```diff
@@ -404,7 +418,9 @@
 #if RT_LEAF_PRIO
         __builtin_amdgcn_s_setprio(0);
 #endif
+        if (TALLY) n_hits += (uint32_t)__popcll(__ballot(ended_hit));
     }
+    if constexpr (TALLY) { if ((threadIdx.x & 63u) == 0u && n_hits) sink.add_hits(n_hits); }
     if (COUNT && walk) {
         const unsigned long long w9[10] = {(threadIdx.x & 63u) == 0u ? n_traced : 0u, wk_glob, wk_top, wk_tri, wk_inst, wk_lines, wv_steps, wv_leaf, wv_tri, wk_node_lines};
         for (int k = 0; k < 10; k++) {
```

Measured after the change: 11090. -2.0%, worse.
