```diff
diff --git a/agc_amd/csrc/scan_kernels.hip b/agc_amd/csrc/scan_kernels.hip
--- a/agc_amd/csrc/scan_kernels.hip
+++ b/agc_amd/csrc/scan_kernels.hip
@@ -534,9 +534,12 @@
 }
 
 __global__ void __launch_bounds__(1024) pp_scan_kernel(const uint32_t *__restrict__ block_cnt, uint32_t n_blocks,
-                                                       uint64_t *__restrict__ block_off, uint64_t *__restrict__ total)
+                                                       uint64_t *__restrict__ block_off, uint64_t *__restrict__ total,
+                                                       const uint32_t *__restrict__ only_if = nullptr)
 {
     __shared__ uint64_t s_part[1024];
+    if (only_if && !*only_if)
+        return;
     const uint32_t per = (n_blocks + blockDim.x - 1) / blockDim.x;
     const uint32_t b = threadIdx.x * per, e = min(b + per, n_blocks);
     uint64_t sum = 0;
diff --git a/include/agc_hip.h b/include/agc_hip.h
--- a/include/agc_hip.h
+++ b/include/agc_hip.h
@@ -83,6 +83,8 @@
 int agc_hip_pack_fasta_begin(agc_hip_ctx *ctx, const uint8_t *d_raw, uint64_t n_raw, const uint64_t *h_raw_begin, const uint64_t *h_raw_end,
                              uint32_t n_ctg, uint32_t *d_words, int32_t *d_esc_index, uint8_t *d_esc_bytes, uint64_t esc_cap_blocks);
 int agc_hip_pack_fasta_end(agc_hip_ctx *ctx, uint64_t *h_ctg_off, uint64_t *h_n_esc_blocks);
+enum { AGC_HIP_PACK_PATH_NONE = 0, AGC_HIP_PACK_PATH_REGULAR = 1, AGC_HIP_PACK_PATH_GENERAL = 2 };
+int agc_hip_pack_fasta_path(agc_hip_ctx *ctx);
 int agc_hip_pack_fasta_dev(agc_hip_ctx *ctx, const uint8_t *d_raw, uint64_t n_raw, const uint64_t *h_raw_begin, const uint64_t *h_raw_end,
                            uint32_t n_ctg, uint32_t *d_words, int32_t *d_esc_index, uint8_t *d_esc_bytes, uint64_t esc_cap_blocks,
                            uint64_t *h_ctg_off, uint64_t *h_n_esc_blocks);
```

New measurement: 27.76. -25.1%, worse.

++++++++

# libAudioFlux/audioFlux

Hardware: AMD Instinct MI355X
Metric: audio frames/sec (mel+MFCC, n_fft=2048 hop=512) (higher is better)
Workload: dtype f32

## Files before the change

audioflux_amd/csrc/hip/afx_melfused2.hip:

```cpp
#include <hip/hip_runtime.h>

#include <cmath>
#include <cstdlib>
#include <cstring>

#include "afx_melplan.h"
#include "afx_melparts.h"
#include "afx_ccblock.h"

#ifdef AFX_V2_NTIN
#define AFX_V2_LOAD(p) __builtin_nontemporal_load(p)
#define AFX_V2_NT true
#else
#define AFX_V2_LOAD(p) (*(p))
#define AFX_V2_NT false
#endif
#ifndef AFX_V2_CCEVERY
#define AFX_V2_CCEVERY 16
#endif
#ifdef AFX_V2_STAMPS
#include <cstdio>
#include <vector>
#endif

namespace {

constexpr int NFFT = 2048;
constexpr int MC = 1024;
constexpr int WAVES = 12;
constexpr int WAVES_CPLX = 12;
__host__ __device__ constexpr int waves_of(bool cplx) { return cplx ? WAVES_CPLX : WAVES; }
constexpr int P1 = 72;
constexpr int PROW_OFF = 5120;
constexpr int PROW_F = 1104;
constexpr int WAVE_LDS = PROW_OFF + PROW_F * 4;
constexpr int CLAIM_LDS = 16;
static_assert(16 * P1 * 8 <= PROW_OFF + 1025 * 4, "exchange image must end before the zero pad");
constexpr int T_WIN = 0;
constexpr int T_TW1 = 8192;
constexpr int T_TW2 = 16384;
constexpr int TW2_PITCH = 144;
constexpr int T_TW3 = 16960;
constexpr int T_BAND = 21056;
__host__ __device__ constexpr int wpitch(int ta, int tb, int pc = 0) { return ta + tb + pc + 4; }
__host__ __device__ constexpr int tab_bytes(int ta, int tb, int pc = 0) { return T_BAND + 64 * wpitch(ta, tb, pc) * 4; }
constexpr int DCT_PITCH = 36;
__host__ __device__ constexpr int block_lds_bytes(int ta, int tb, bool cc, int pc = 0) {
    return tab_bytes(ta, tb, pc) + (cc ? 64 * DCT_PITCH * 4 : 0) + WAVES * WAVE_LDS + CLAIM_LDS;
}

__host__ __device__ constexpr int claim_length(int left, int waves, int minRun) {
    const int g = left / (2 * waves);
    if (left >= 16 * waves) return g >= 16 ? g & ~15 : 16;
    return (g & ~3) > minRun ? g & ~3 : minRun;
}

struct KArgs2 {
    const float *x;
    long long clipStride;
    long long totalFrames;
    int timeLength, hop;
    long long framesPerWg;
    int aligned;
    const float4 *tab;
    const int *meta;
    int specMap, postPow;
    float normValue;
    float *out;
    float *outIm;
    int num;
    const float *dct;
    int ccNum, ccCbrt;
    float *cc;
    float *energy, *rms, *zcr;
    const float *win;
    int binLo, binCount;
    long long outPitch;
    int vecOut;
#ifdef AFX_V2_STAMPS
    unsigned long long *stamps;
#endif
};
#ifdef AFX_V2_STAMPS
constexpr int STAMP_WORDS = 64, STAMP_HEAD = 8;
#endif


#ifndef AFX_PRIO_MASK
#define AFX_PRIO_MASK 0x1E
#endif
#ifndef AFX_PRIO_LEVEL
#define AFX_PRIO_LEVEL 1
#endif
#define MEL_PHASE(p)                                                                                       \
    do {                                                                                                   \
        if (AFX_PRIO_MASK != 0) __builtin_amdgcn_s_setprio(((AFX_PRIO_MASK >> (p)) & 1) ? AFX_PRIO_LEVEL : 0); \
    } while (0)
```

++++++++

- WORK INSTRUCTIONS
Search the records above for the string "long". Report each line that has it.

- COMPLETED EXERCISE
         const unsigned long long w9[10] = {(threadIdx.x & 63u) == 0u ? n_traced : 0u, wk_glob, wk_top, wk_tri, wk_inst, wk_lines, wv_steps, wv_leaf, wv_tri, wk_node_lines};
    long long clipStride;
    long long totalFrames;
    long long framesPerWg;
    long long outPitch;
    unsigned long long *stamps;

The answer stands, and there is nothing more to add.